Problem statement
From the entries below, copy every line that has the word "write".

*** Supplied material ***

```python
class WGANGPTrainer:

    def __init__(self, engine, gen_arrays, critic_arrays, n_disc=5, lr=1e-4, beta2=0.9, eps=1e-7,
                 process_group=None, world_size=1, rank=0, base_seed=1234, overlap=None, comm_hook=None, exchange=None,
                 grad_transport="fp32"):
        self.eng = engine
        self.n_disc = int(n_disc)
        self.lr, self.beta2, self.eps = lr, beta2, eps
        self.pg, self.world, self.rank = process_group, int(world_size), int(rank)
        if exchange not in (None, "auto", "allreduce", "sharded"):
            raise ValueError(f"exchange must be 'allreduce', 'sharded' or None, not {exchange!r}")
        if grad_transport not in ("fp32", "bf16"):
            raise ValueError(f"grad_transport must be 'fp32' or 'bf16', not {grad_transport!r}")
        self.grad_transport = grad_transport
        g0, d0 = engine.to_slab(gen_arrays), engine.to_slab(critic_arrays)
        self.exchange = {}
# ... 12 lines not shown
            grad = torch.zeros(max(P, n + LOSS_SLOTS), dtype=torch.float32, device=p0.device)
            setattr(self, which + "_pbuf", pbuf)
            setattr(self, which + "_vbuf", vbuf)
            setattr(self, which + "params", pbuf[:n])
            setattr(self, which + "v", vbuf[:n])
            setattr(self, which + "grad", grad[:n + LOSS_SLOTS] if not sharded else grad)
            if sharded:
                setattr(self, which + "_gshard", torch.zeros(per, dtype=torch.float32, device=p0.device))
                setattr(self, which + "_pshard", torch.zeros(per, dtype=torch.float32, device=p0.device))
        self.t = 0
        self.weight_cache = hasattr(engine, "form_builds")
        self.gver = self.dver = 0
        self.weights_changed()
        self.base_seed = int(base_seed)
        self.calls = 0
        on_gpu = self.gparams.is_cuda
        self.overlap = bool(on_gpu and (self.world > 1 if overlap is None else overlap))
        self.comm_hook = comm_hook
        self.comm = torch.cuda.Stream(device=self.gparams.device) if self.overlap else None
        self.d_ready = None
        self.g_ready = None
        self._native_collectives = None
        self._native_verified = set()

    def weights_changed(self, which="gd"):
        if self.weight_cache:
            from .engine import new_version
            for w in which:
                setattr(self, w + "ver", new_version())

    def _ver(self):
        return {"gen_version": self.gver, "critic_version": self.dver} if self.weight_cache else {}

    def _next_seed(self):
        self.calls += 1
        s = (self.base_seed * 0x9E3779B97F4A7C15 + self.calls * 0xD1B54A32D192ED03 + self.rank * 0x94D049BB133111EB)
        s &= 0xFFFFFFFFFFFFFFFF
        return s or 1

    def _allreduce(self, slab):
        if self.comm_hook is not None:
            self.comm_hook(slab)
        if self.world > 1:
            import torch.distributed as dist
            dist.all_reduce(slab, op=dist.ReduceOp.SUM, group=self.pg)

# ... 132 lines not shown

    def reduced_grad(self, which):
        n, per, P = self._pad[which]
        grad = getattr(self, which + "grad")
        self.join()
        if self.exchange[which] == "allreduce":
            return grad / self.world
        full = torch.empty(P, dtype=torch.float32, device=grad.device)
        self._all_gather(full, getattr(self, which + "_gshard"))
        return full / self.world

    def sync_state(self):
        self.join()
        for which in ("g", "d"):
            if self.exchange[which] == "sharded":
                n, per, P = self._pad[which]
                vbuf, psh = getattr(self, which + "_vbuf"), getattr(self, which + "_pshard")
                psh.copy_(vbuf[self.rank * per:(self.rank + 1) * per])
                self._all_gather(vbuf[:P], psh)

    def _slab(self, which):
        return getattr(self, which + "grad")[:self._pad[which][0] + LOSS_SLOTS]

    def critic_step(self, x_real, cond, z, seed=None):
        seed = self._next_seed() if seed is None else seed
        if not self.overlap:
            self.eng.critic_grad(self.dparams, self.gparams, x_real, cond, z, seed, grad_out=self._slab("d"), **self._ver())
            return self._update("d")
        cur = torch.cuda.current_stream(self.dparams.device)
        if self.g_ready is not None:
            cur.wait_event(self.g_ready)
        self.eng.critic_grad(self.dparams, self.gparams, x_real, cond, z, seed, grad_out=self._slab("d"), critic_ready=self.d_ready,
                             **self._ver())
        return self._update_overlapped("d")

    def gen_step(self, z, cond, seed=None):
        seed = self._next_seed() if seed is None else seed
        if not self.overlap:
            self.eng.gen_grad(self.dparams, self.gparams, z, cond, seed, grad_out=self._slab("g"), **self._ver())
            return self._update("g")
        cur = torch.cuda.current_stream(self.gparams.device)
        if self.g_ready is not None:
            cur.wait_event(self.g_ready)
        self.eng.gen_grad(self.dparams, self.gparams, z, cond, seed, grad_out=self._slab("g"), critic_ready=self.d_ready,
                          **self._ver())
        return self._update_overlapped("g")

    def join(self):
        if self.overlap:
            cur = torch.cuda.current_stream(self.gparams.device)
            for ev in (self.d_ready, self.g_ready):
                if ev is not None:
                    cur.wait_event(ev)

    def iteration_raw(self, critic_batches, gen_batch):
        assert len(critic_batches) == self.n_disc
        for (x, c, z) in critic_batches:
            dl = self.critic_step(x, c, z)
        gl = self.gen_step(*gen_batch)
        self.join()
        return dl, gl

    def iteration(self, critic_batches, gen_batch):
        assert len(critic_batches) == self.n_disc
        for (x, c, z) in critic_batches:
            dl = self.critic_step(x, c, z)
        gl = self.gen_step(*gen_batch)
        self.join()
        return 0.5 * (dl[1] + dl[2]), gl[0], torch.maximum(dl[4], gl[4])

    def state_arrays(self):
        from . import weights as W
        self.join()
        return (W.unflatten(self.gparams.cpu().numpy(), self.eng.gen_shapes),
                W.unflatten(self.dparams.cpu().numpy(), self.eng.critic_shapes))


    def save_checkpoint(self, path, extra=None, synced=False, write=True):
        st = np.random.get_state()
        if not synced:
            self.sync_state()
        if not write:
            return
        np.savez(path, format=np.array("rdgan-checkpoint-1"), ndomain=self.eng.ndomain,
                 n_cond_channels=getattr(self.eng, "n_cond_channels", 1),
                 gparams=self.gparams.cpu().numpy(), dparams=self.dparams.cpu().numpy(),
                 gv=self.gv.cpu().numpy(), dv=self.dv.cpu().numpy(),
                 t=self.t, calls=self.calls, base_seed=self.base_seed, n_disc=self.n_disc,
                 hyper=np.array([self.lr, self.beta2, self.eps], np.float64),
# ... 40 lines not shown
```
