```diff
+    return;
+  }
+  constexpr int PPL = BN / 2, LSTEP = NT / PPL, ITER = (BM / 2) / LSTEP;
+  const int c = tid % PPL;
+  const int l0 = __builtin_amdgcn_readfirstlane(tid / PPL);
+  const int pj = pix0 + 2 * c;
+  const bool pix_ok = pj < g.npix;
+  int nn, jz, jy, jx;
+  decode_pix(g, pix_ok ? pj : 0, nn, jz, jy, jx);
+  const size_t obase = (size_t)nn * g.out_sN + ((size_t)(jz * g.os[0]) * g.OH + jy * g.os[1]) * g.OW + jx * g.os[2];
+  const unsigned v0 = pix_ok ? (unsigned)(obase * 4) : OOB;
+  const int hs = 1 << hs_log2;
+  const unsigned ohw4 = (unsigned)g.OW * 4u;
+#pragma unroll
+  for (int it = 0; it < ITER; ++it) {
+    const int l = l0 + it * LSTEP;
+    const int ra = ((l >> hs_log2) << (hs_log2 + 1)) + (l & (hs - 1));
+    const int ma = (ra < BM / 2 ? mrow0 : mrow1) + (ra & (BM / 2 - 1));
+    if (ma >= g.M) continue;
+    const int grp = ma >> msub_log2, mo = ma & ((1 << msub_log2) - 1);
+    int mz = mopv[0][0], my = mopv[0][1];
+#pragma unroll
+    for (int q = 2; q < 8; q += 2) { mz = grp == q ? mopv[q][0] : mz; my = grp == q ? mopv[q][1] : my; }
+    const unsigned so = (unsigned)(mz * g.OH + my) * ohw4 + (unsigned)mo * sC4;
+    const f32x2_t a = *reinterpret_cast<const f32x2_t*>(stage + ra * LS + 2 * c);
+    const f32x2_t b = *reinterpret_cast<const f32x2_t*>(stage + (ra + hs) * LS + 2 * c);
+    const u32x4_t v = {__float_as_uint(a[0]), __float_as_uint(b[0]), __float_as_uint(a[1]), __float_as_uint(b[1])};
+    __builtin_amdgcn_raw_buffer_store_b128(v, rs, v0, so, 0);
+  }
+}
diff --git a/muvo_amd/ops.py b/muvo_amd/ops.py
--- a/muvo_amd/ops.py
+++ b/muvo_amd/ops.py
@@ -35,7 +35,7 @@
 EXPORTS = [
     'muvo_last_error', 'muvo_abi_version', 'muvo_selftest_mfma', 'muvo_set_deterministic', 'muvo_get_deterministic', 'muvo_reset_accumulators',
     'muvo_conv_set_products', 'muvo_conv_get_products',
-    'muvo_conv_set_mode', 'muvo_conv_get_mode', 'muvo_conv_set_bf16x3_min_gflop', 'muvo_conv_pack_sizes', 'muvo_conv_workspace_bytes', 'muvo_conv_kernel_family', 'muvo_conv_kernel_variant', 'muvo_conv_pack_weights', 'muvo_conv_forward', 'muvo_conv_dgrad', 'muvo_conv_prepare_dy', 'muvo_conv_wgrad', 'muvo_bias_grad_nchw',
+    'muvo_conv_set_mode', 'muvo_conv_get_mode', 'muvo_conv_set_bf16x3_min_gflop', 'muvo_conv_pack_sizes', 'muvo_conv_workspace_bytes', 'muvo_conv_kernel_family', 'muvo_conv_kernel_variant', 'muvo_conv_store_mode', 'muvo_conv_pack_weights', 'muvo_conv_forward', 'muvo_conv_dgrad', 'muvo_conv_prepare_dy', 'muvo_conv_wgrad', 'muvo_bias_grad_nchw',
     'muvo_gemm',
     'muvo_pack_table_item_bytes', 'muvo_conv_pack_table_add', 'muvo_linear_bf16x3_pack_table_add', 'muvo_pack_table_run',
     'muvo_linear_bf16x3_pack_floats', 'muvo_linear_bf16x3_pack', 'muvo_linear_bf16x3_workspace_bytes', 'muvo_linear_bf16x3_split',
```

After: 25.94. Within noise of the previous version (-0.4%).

*** End of Supplied material ***

Response area
    def save_checkpoint(self, path, extra=None, synced=False, write=True):
        if not write:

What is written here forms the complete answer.